I guess I was anticipating seeing him on the edge of fearing it. For the rest of the day my eyes constantly flickered to the entrance of the Rose Cinema, as I worked with Kit and Maddie. And whenever the door would ring announcing a new guest that fragile old way it had done in decades; my heart would beat out of my chest and my eyes find the doors faster than I would like to admit. But the entire morning and over noon he didn’t turn up.

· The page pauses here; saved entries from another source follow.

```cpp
void launch_chol_backsolve(const CholSystem& c, bool factor_single, hipStream_t s) {
  const int nb = (c.n + NB - 1) / NB;
  if (nb >= 2 && nb <= BSP_MAX_BLOCKS) {
    CholSystem a = c;
    const double* ld_arg = factor_single ? c.ldiag : nullptr;
    void* args[] = {&a.S, &a.n, &a.ld, &a.x, &a.fail, &ld_arg};
    const bool pairs = factor_single && chol_switches().bs_pairs;
    const void* fn = pairs ? (const void*)chol_backsolve_pairs_kernel
                   : factor_single ? (const void*)chol_backsolve_persistent_kernel<true>
                                   : (const void*)chol_backsolve_persistent_kernel<false>;
    if (launch_spinning_grid(fn, pairs ? chol_bs_pairs_grid(nb) : nb, pairs ? 512 : 256, args, s,
                             chol_switches().force_bs_refusal)) return;
  }
  if (factor_single)
    hipLaunchKernelGGL(chol_ldiag_to_sys_kernel, dim3(nb), dim3(256), 0, s, c.S, c.n, c.ld, c.ldiag);
  for (int k = nb - 1; k >= 0; k--) {
    const int c0 = k * NB;
    hipLaunchKernelGGL(chol_backsolve_kernel, dim3(1 + (c0 + 255) / 256), dim3(256), 0, s, c.S, c.n,
                       c.ld, k, c.x);
  }
}

void launch_chol_preset(const CholSystem& c, hipStream_t s) {
  (void)hipMemsetAsync(c.fail, 0, sizeof(int), s);
  const size_t xbytes = sizeof(double) * (size_t)c.n, fbytes = sizeof(int) * chol_flag_words(c.n);
  const char* xb = reinterpret_cast<const char*>(c.x);
  const char* fb = reinterpret_cast<const char*>(c.flags);
  if (fb >= xb + xbytes && fb - xb <= (ptrdiff_t)(xbytes + 4096)) {
    (void)hipMemsetAsync(c.x, 0xFF, (size_t)(fb - xb) + fbytes, s);
  } else {
    (void)hipMemsetAsync(c.x, 0xFF, xbytes, s);
    (void)hipMemsetAsync(c.flags, 0xFF, fbytes, s);
  }
  (void)hipMemsetAsync(c.ldiag + chol_lfin_offset(c.n), 0xFF, sizeof(double) * chol_tiles(c.n) * NB * NB, s);
}

void launch_chol_solve(const CholSystem& c, double lm, double ep, hipStream_t s, bool preset_done) {
  if (c.n <= 0) return;
  if (!preset_done) launch_chol_preset(c, s);
  const bool single = launch_chol_factor(c, lm, ep, s);
  launch_chol_backsolve(c, single, s);
}

size_t CholSystem::scratch_doubles(int n) {
  if (n <= 0) return 0;
  return (size_t)(n + 1) * chol_ld(n) + chol_ldiag_doubles(n) + (chol_flag_words(n) + 1) / 2 + 16;
}
CholSystem::CholSystem(double* scratch, int n_, double* x_, int* fail_)
    : S(scratch), n(n_), ld(chol_ld(n_)), x(x_), fail(fail_) {
  ldiag = S + (size_t)(n + 1) * ld;
  flags = reinterpret_cast<int*>(ldiag + chol_ldiag_doubles(n));
}

__global__ void chol_pack_kernel(const double* __restrict__ A, const double* __restrict__ b,
                                 double* __restrict__ S, int n, int ld) {
  const size_t idx = (size_t)blockIdx.x * blockDim.x + threadIdx.x;
  if (idx >= (size_t)(n + 1) * ld) return;
  const int r = (int)(idx / ld), c = (int)(idx % ld);
  double val = 0.0;
  if (r < n && c < n) val = A[(size_t)r * n + c];
  else if (r == n && c < n) val = b[c];
  S[idx] = val;
}

void launch_chol_pack(const double* A, const double* b, double* S, int n, int ld, hipStream_t s) {
  const size_t tot = (size_t)(n + 1) * ld;
  hipLaunchKernelGGL(chol_pack_kernel, dim3((unsigned)((tot + 255) / 256)), dim3(256), 0, s, A, b,
                     S, n, ld);
}

}
```

droid-slam_reserch_amd/droid_backends/_lib.py:

```python
from __future__ import annotations

import ctypes
import os

_HERE = os.path.dirname(os.path.abspath(__file__))
LIB_PATH = os.environ.get("DROID_HIP_LIB") or os.path.join(_HERE, "libdroid_backends_hip.so")

ABI = {
    "droid_abi_version": ("i", ""),
    "droid_last_error": ("s", ""),
    "droid_corr_index_forward": ("i", "3p 7i p"),
    "droid_corr_index_backward": ("i", "3p 7i p"),
    "droid_corr_pyramid_forward": ("i", "P 2p 6i p"),
    "droid_corr_volume_pyramid": ("i", "3p P 7i 2l i p"),
    "droid_corr_pyramid_forward_slots": ("i", "P 3p i l 5i p"),
    "droid_corr_volume_pyramid_slots": ("i", "3p P p 7i l i p"),
    "droid_altcorr_forward": ("i", "4p 9i p"),
    "droid_altcorr_backward": ("i", "6p 8i p"),
    "droid_altcorr_pyramid_forward": ("i", "P 4p 7i p"),
    "droid_altcorr_pyramid_forward_f16": ("i", "P 4p 7i p"),
    "droid_ba_workspace_bytes": ("z", "7i"),
    "droid_ba": ("i", "9p 8i 2f i 3p z p"),
    "droid_ba_prepare": ("i", "2p 10i p z p"),
    "droid_ba_build": ("i", "9p 8i p z p"),
# ... 5 lines not shown
    "droid_ba_unpack_chunk": ("i", "9i 2f i p z p"),
    "droid_ba_solve_update_overlap": ("i", "6p 9i 3p z p"),
    "droid_ba_solve_update": ("i", "6p 7i 2f i 3p z p"),
    "droid_ba_profile_iteration": ("i", "9p 7i 2f i p z 2p"),
    "droid_ba_system": ("p", "p 7i Z"),
    "droid_ba_status": ("i", "2p 2I"),
    "droid_ba_attach_status_mirror": ("i", "2p"),
    "droid_ba_attach_launch_hints": ("i", "2p"),
    "droid_chol_solve": ("i", "3p i 3p"),
    "droid_chol_scratch_doubles": ("z", "i"),
    "droid_reproject_motion": ("i", "3p i 3p 4i 4p"),
    "droid_frame_distance": ("i", "5p 4i f 2p"),
    "droid_frame_distance_matrix": ("i", "3p 4i f 2p"),
    "droid_projmap": ("i", "5p 4i 3p"),
    "droid_iproj": ("i", "3p 3i 2p"),
    "droid_depth_filter": ("i", "5p 4i 2p"),
    "droid_proximity_workspace_bytes": ("z", "5i"),
    "droid_proximity_edges": ("i", "p 7i f 2i 2p i 2p i p i 2p z p"),
    "droid_cvx_upsample": ("i", "4p 6i p"),
    "droid_graph_mean_workspace_bytes": ("z", "2i"),
    "droid_graph_mean": ("i", "3p i l 4i 2p z p"),
    "droid_se3_unary": ("i", "2p l i p"),
    "droid_se3_mul": ("i", "p i p i p l p"),
    "droid_pose_interpolate": ("i", "2p i p i 4p"),
    "droid_point_cloud_workspace_bytes": ("z", "3i"),
    "droid_point_cloud": ("i", "6p 5i d 6p z p"),
    "droid_test_wave_reduce32": ("i", "3p"),
}
SYMBOLS = list(ABI)
ABI_UPDATE = {
    "droid_ba_inputs_workspace_bytes": ("z", "3i"),
    "droid_ba_inputs": ("i", "11p 9i f 6p i 3p i 2p z p"),
}
SYMBOLS_UPDATE = list(ABI_UPDATE)
ABI_CORR_ENCODE = {
    "droid_corr_encode_packed_bytes": ("z", ""),
    "droid_corr_encode": ("i", "P 4p i l 7i p"),
}
SYMBOLS_CORR_ENCODE = list(ABI_CORR_ENCODE)
ABI_MOTION_ENCODE = {
    "droid_motion_encode_packed_bytes": ("z", ""),
    "droid_motion_encode": ("i", "3p i 8p 5i p"),
}
SYMBOLS_MOTION_ENCODE = list(ABI_MOTION_ENCODE)
ABI_HEADS = {
    "droid_head_packed_bytes": ("z", "i"),
    "droid_update_heads": ("i", "3P 2I 5i p"),
}
SYMBOLS_HEADS = list(ABI_HEADS)
ABI_TEST = {
    "droid_test_ba_lin": ("i", "9p 9i p z 4p Z p"),
}
SYMBOLS_TEST = list(ABI_TEST)
_CTYPE = {"i": ctypes.c_int, "l": ctypes.c_int64, "z": ctypes.c_size_t, "f": ctypes.c_float, "d": ctypes.c_double,
          "p": ctypes.c_void_p, "P": ctypes.POINTER(ctypes.c_void_p), "I": ctypes.POINTER(ctypes.c_int),
          "Z": ctypes.POINTER(ctypes.c_size_t), "s": ctypes.c_char_p}
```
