+struct SpConst {
+    double k[ST_COLS / 2], al[ST_COLS / 2], xa[ST_COLS / 2];
+    float slope[ST_COLS / 2];
+    int jlo[ST_COLS / 2], jhi[ST_COLS / 2], nch[ST_COLS / 2];
+};
+
+__device__ __forceinline__ void sp_mb_wait(unsigned mb, unsigned parity) {
+    unsigned ok = 0;
+    while (!ok)
+        asm volatile("{ .reg .pred p; mbarrier.try_wait.parity.shared::cta.b64 p, [%1], %2; selp.u32 %0, 1, 0, p; }"
+                     : "=r"(ok) : "r"(mb), "r"(parity) : "memory");
+}
+__device__ __forceinline__ void sp_mb_arrive(unsigned mb) {
+    asm volatile("mbarrier.arrive.shared::cta.b64 _, [%0];" ::"r"(mb) : "memory");
+}
+
+__device__ __forceinline__ bool sp_item(int64_t w, int ncg, int ntl, int tile_off, const int* __restrict__ flags, int& bx,
+                                        int& by, int& bz) {
+    const int64_t r = w / ncg;
+    bx = (int)(w - r * ncg);
+    const int64_t s = r / ntl;
+    by = (int)(r - s * ntl) + tile_off;
+    bz = (int)s;
+    return flags[(size_t)by * ncg + bx] != 0;
+}
+
+template <int NF, int NM, int NE>
+__global__ void __launch_bounds__(SP_SWEEP + 32 * NE + 32, 1)
+spline_remap_pipe_kernel(const __grid_constant__ CUtensorMap tmF, const double* __restrict__ t, int N, int G,
+                         const double* __restrict__ kconf, const double* __restrict__ alpha,
+                         const double* __restrict__ tab, const double* __restrict__ up, int Nout,
+                         double* __restrict__ out, int tshift, int body, int halo, const int* __restrict__ J,
+                         const int* __restrict__ flags, int box_rows, int tile_off, int ntl, int n_series) {
+    extern __shared__ unsigned char s_raw[];
+    const int tid = threadIdx.x, lane = tid & 31, warp = tid >> 5;
+    const int ncg = (2 * G + ST_COLS - 1) / ST_COLS;
+    const int64_t nitems = (int64_t)n_series * ntl * ncg;
+    const int nrows = 2 * box_rows;
+
+    double* const sY0 = reinterpret_cast<double*>(s_raw + ((1024u - (st_smem_u32(s_raw) & 1023u)) & 1023u));
+    double* const sD0 = sY0 + (size_t)NF * nrows * ST_ROWD;
+    double* const sTab0 = sD0 + (size_t)NM * nrows * ST_ROWD;
+    double* const sT0 = sTab0 + (size_t)NF * nrows * ST_TAB6;
+    double* const sEdgeD = sT0 + (size_t)NF * nrows;
+    double* const sEdgeM = sEdgeD + SP_MAXBLK * ST_COLS;
+    SpConst* const sC0 = reinterpret_cast<SpConst*>(sEdgeM + SP_MAXBLK * ST_COLS);
+    unsigned long long* const mbar = reinterpret_cast<unsigned long long*>(sC0 + NF);
+    const unsigned fullF = st_smem_u32(mbar), emptyF = fullF + 8 * NF, fullM = emptyF + 8 * NF, emptyM = fullM + 8 * NM;
+
+    if (tid == 0) {
+        for (int s = 0; s < NF; ++s) {
+            asm volatile("mbarrier.init.shared::cta.b64 [%0], %1;" ::"r"(fullF + 8 * s), "r"(32));
+            asm volatile("mbarrier.init.shared::cta.b64 [%0], %1;" ::"r"(emptyF + 8 * s), "r"(SP_SWEEP_WARPS + NE));
+        }
+        for (int m = 0; m < NM; ++m) {
+            asm volatile("mbarrier.init.shared::cta.b64 [%0], %1;" ::"r"(fullM + 8 * m), "r"(SP_SWEEP_WARPS));
+            asm volatile("mbarrier.init.shared::cta.b64 [%0], %1;" ::"r"(emptyM + 8 * m), "r"(NE));
+        }
+        asm volatile("fence.mbarrier_init.release.cluster;" ::: "memory");
+    }
+    __syncthreads();
+
+    if (warp == SP_SWEEP_WARPS + NE) {
+        int n = 0;
+        for (int64_t w = blockIdx.x; w < nitems; w += gridDim.x) {
+            int bx, by, bz;
+            if (!sp_item(w, ncg, ntl, tile_off, flags, bx, by, bz)) continue;
+            const int s = n % NF;
+            if (n >= NF) sp_mb_wait(emptyF + 8 * s, (unsigned)((n / NF - 1) & 1));
+            const int a = by * body;
+            const int b = (a + body < N - 1) ? a + body : N - 1;
+            const int slo = (a - halo > 1) ? a - halo : 1;
+            const int shi = (b + halo - 1 < N - 2) ? b + halo - 1 : N - 2;
+            const int ylo = slo - 1, yhi = shi + 1;
+            const int ybase = ylo & ~7;
+            double* const sY = sY0 + (size_t)s * nrows * ST_ROWD;
+            double* const sT = sT0 + (size_t)s * nrows;
+            if (lane == 0) {
+                const unsigned mb = fullF + 8 * s;
+                const int trows = ((yhi < N - 1) ? yhi : N - 1) - ybase + 1;
+                const unsigned tab_bytes = (unsigned)trows * ST_TAB6 * (unsigned)sizeof(double);
+                const unsigned box_bytes = (unsigned)box_rows * ST_ROWD * (unsigned)sizeof(double);
+                asm volatile("mbarrier.expect_tx.shared::cta.b64 [%0], %1;" ::"r"(mb), "r"(2u * box_bytes + tab_bytes) : "memory");
+                const int row0 = bz * N + ybase;
+#pragma unroll
+                for (int h2 = 0; h2 < 2; ++h2)
+                    asm volatile(
+                        "cp.async.bulk.tensor.2d.shared::cluster.global.mbarrier::complete_tx::bytes [%0], [%1, {%2, %3}], [%4];" ::"r"(
+                            st_smem_u32(sY) + h2 * box_bytes),
+                        "l"(&tmF), "r"(bx * ST_COLS), "r"(row0 + h2 * box_rows), "r"(mb)
+                        : "memory");
+                asm volatile("cp.async.bulk.shared::cluster.global.mbarrier::complete_tx::bytes [%0], [%1], %2, [%3];" ::"r"(
+                                 st_smem_u32(sTab0 + (size_t)s * nrows * ST_TAB6)),
+                             "l"(tab + (size_t)ybase * ST_TAB6), "r"(tab_bytes), "r"(mb)
+                             : "memory");
+            }
+            for (int e = lane; e <= yhi - ybase; e += 32) sT[e] = t[ybase + e];
+            if (lane < ST_COLS / 2) {
+                SpConst& C = sC0[s];
+                const int c = lane;
+                const int g = bx * (ST_COLS / 2) + c;
+                const bool ok = g < G;
+                const double k = ok ? kconf[g] : 1.0, al = ok ? alpha[g] : 0.0;
+                C.k[c] = k;
+                C.al[c] = al;
+                int jlo = 0, jhi = 0;
+                if (ok) {
+                    const double xa = __dmul_rn(k, __dsub_rn(t[a], al));
+                    const double xbv = __dmul_rn(k, __dsub_rn(t[b], al));
+                    C.xa[c] = xa;
+                    C.slope[c] = (float)((double)(b - a) / (xbv - xa));
+                    jlo = J[(size_t)by * G + g];
+                    jhi = J[(size_t)(by + 1) * G + g];
+                }
+                C.jlo[c] = jlo;
+                C.jhi[c] = jhi;
+                C.nch[c] = (jhi - jlo + 31) >> 5;
+            }
+            sp_mb_arrive(fullF + 8 * s);
+            ++n;
+        }
+        return;
+    }
+
+    if (warp < SP_SWEEP_WARPS) {
+        const int cc = tid & (ST_COLS - 1);
+        const int c2 = cc >> 1, c1 = cc & 1;
+        int n = 0;
+        for (int64_t w = blockIdx.x; w < nitems; w += gridDim.x) {
+            int bx, by, bz;
+            if (!sp_item(w, ncg, ntl, tile_off, flags, bx, by, bz)) continue;
+            const int s = n % NF, m = n % NM;
+            const int a = by * body;
+            const int b = (a + body < N - 1) ? a + body : N - 1;
+            const bool last_tile = (b == N - 1);
+            const int slo = (a - halo > 1) ? a - halo : 1;
+            const int shi = (b + halo - 1 < N - 2) ? b + halo - 1 : N - 2;
+            const int ybase = (slo - 1) & ~7;
+            const int qlo = slo / ST_BR, qhi = shi / ST_BR;
+            const double* const sY = sY0 + (size_t)s * nrows * ST_ROWD;
+            double* const sD = sD0 + (size_t)m * nrows * ST_ROWD;
+            const double* const sTab = sTab0 + (size_t)s * nrows * ST_TAB6;
+            const double* const sT = sT0 + (size_t)s * nrows;
+#define SY(r_, c_) sY[st_idx((r_) - ybase, (c_))]
+#define SD(r_, c_) sD[st_idx((r_) - ybase, (c_))]
+#define STAB(r_, f_) sTab[((r_) - ybase) * ST_TAB6 + (f_)]
+#define STT(r_) sT[(r_) - ybase]
+            const int q = qlo + tid / ST_COLS;
+            const bool active = (q <= qhi);
+            const int qbase = q * ST_BR;
+            const int r0 = (qbase > slo) ? qbase : slo;
+            const int r1 = (qbase + ST_BR - 1 < shi) ? qbase + ST_BR - 1 : shi;
+            const bool full = active && r0 == qbase && r1 == qbase + ST_BR - 1;
+            const int rb = qbase - ybase;
+            const double* yq = sY + rb * ST_ROWD + c1;
+            double* mq = sD + rb * ST_ROWD + c1;
+            const double* tq = sTab + rb * ST_TAB6;
+#define YQ(k_) yq[(k_) * ST_ROWD + ((c2 ^ ((k_) & 7)) << 1)]
+#define MQ(k_) mq[(k_) * ST_ROWD + ((c2 ^ ((k_) & 7)) << 1)]
+#define TQ2(k_, f_) (*reinterpret_cast<const double2*>(tq + (k_) * ST_TAB6 + (f_)))
+            sp_mb_wait(fullF + 8 * s, (unsigned)((n / NF) & 1));
+            double dreg[ST_BR];
+            if (full) {
+                double yc = YQ(0);
+                double dym = yc - YQ(-1);
+                double d = 0.0;
+#pragma unroll
+                for (int k = 0; k < ST_BR; ++k) {
+                    const double yn = YQ(k + 1);
+                    const double dy = yn - yc;
+                    const double2 pq = TQ2(k, 0);
+                    d = fma(-tq[k * ST_TAB6 + 4], d, pq.x * dy - pq.y * dym);
+                    dreg[k] = d;
+                    yc = yn;
+                    dym = dy;
+                }
+                sEdgeD[(q - qlo) * ST_COLS + cc] = d;
+            } else if (active) {
+                double yc = SY(r0, cc);
+                double dym = yc - SY(r0 - 1, cc);
+                double d = 0.0;
+#pragma unroll
+                for (int k = 0; k < ST_BR; ++k) {
+                    dreg[k] = 0.0;
+                    if (qbase + k >= r0 && qbase + k <= r1) {
+                        const double yn = YQ(k + 1);
+                        const double dy = yn - yc;
+                        const double2 pq = TQ2(k, 0);
+                        d = fma(-tq[k * ST_TAB6 + 4], d, pq.x * dy - pq.y * dym);
+                        dreg[k] = d;
+                        yc = yn;
+                        dym = dy;
+                    }
+                }
+                sEdgeD[(q - qlo) * ST_COLS + cc] = d;
+            }
+            asm volatile("bar.sync 1, %0;" ::"n"(SP_SWEEP) : "memory");
+            if (active) {
+                double D = 0.0, wgt = 1.0;
+                for (int p = q - 1; p >= qlo; --p) {
+                    D = fma(wgt, sEdgeD[(p - qlo) * ST_COLS + cc], D);
+                    wgt *= STAB(p * ST_BR + ST_BR - 1, 2);
+                    if (fabs(wgt) < 1e-24) break;
+                }
+                double mm = 0.0;
+                if (full) {
+#pragma unroll
+                    for (int k = ST_BR - 1; k >= 0; --k) {
+                        const double2 pc = TQ2(k, 2);
+                        mm = fma(-pc.y, mm, fma(pc.x, D, dreg[k]));
+                        dreg[k] = mm;
+                    }
+                } else {
+#pragma unroll
+                    for (int k = ST_BR - 1; k >= 0; --k)
+                        if (qbase + k >= r0 && qbase + k <= r1) {
+                            const double2 pc = TQ2(k, 2);
+                            mm = fma(-pc.y, mm, fma(pc.x, D, dreg[k]));
+                            dreg[k] = mm;
+                        }
+                }
+                sEdgeM[(q - qlo) * ST_COLS + cc] = mm;
+            }
+            asm volatile("bar.sync 1, %0;" ::"n"(SP_SWEEP) : "memory");
+            if (active) {
+                double E = 0.0, wgt = 1.0;
+                for (int p = q + 1; p <= qhi; ++p) {
+                    E = fma(wgt, sEdgeM[(p - qlo) * ST_COLS + cc], E);
+                    wgt *= STAB(p * ST_BR, 5);
+                    if (fabs(wgt) < 1e-24) break;
+                }
+                if (n >= NM) sp_mb_wait(emptyM + 8 * m, (unsigned)((n / NM - 1) & 1));
+                if (full) {
+#pragma unroll
+                    for (int k = 0; k < ST_BR; ++k) MQ(k) = fma(tq[k * ST_TAB6 + 5], E, dreg[k]);
+                } else {
+#pragma unroll
+                    for (int k = 0; k < ST_BR; ++k)
+                        if (qbase + k >= r0 && qbase + k <= r1) MQ(k) = fma(tq[k * ST_TAB6 + 5], E, dreg[k]);
+                }
+            }
+#undef YQ
+#undef MQ
+#undef TQ2
+            if (a == 0 || last_tile) {
+                asm volatile("bar.sync 1, %0;" ::"n"(SP_SWEEP) : "memory");
+                if (a == 0 && tid < ST_COLS) {
+                    const double h0 = STT(1) - STT(0), h1 = STT(2) - STT(1);
+                    SD(0, tid) = ((h0 + h1) * SD(1, tid) - h0 * SD(2, tid)) / h1;
+                }
+                if (last_tile && tid >= 32 && tid < 32 + ST_COLS) {
+                    const int c = tid - 32;
+                    const double hm = STT(N - 2) - STT(N - 3), hp = STT(N - 1) - STT(N - 2);
+                    SD(N - 1, c) = ((hm + hp) * SD(N - 2, c) - hp * SD(N - 3, c)) / hm;
+                }
+            }
+#undef SY
+#undef SD
+#undef STAB
+#undef STT
+            __syncwarp();
+            if (lane == 0) {
+                sp_mb_arrive(fullM + 8 * m);
+                sp_mb_arrive(emptyF + 8 * s);
+            }
+            ++n;
+        }
+        return;
+    }
+
+    const int ew = warp - SP_SWEEP_WARPS;
+    double2* const o2 = reinterpret_cast<double2*>(out);
+    const int tmask = (1 << tshift) - 1;
+    const int64_t ostride = ((int64_t)32 >> tshift) * ((int64_t)G << tshift);
+    int n = 0;
+    for (int64_t w = blockIdx.x; w < nitems; w += gridDim.x) {
+        int bx, by, bz;
+        if (!sp_item(w, ncg, ntl, tile_off, flags, bx, by, bz)) continue;
+        const int s = n % NF, m = n % NM;
+        const int a = by * body;
+        const int b = (a + body < N - 1) ? a + body : N - 1;
+        const int slo = (a - halo > 1) ? a - halo : 1;
+        const int ybase = (slo - 1) & ~7;
+        const double* const sY = sY0 + (size_t)s * nrows * ST_ROWD;
+        const double* const sD = sD0 + (size_t)m * nrows * ST_ROWD;
+        const double* const sT = sT0 + (size_t)s * nrows;
+        const SpConst& C = sC0[s];
+#define STT(r_) sT[(r_) - ybase]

Therefore I had half of the day to imagine what I would do if he did however turn up. I hadn’t even finished the drawing of him; but what if I did? He had been so close to stumble across me one time before. And apparently he was in the area? I guess others would believe it had to be faith or some insane unbelievable coincidence but I knew what happened when I … when I drew things. I gulped. What would I say? How could I explain things? How would he feel? How would he have been able to find me?

I almost ended up feeling guilty; I had no right to do this. Whatever it was I was doing. I couldn’t control his life; make him come here. Even though it was hard to believe that was what I was doing right?

The beams of sunshine in the little yard were warming my face, as I sat up against the door and watched Kit and Maddie fool around in the little outdoor area. I chuckled lightly, as I finished my sandwich which I had had for lunch. For a second I closed my eyes; the heat from the beams was almost uncomfortable, but the barely existent summer breeze invisibly blew away the upper layer of heat so it was just bearable to stay put.  

I heard a mobile ring; I knew the tune well enough to know it had to be my grandfather’s phone. He probably couldn’t see me sit here though I could perfectly well hear his conversation, as he paced back and forth in the entrance of the cinema.

“It’s Jack?” He started with a tone that sounded somewhat stressed.

“Yes - yes I do realize that. Well we’re trying our best obviously,” he sighed deeply and I turned in my seat. Carefully I looked around the corner of the door so I could just see him walking back and forth. Kit and Maddie were laughing loudly, but my grandfather didn’t take notice. Neither did he see me following his pacing back and forth. He looked worried, as he listened to the caller; he pinched the bridge of his nose and took a seat at the stairs with the red carpet, which led up to the second floor entrance of the cinema hall.

“Yes, we even do the outdoor shows several times a week over the summer this year. But it’s still not enough to balance the budget. That water damage from the fall is still haunting us - if I could just get another - “ my grandfather must have been interrupted by whoever he was talking with. He was sitting with his head resting in one hand and the phone holding the other; I had never seen him like this. And the words made my blood freeze; the cinema was in financial troubles? All my life I had been coming here. I couldn’t remember a time this place hadn’t been in my life - and now it was all falling apart?

“What! We can never make that! Not over just one summer! Sir please - I beg you, you don’t understand; Rose Cinema isn’t just -” he went quiet again, “is there no other way to make it?”

I waited with real honest fear; waited for my grandfather to breathe out in relief and laugh happily. Chills covered my body. I wanted to see him find my eyes and see joy shining from them; Rose Cinema was his life’s work. It had been my grandparents’ never aging child, which they had loved and cared for more than anything. I watched his body language; saw how his shoulders fell in defeat and how his last hope disappeared before my eyes, as he finally said, “I understand sir. There’s nothing you can do -”

With a last word from the caller, my grandfather nodded and ended the call. He just sat there; his head in his hands not moving out of the spot. Suddenly he seemed so much older. I wanted to stumble to my feet and throw my arms around him - tell him it would all work out; but of course that would be a lie. That was the thing about growing up; you realized that good things ended and you would still managed to find a way to move on. But this was hardly fair; seeing him like this. Knowing this was the end; that this was the last summer - it broke my heart.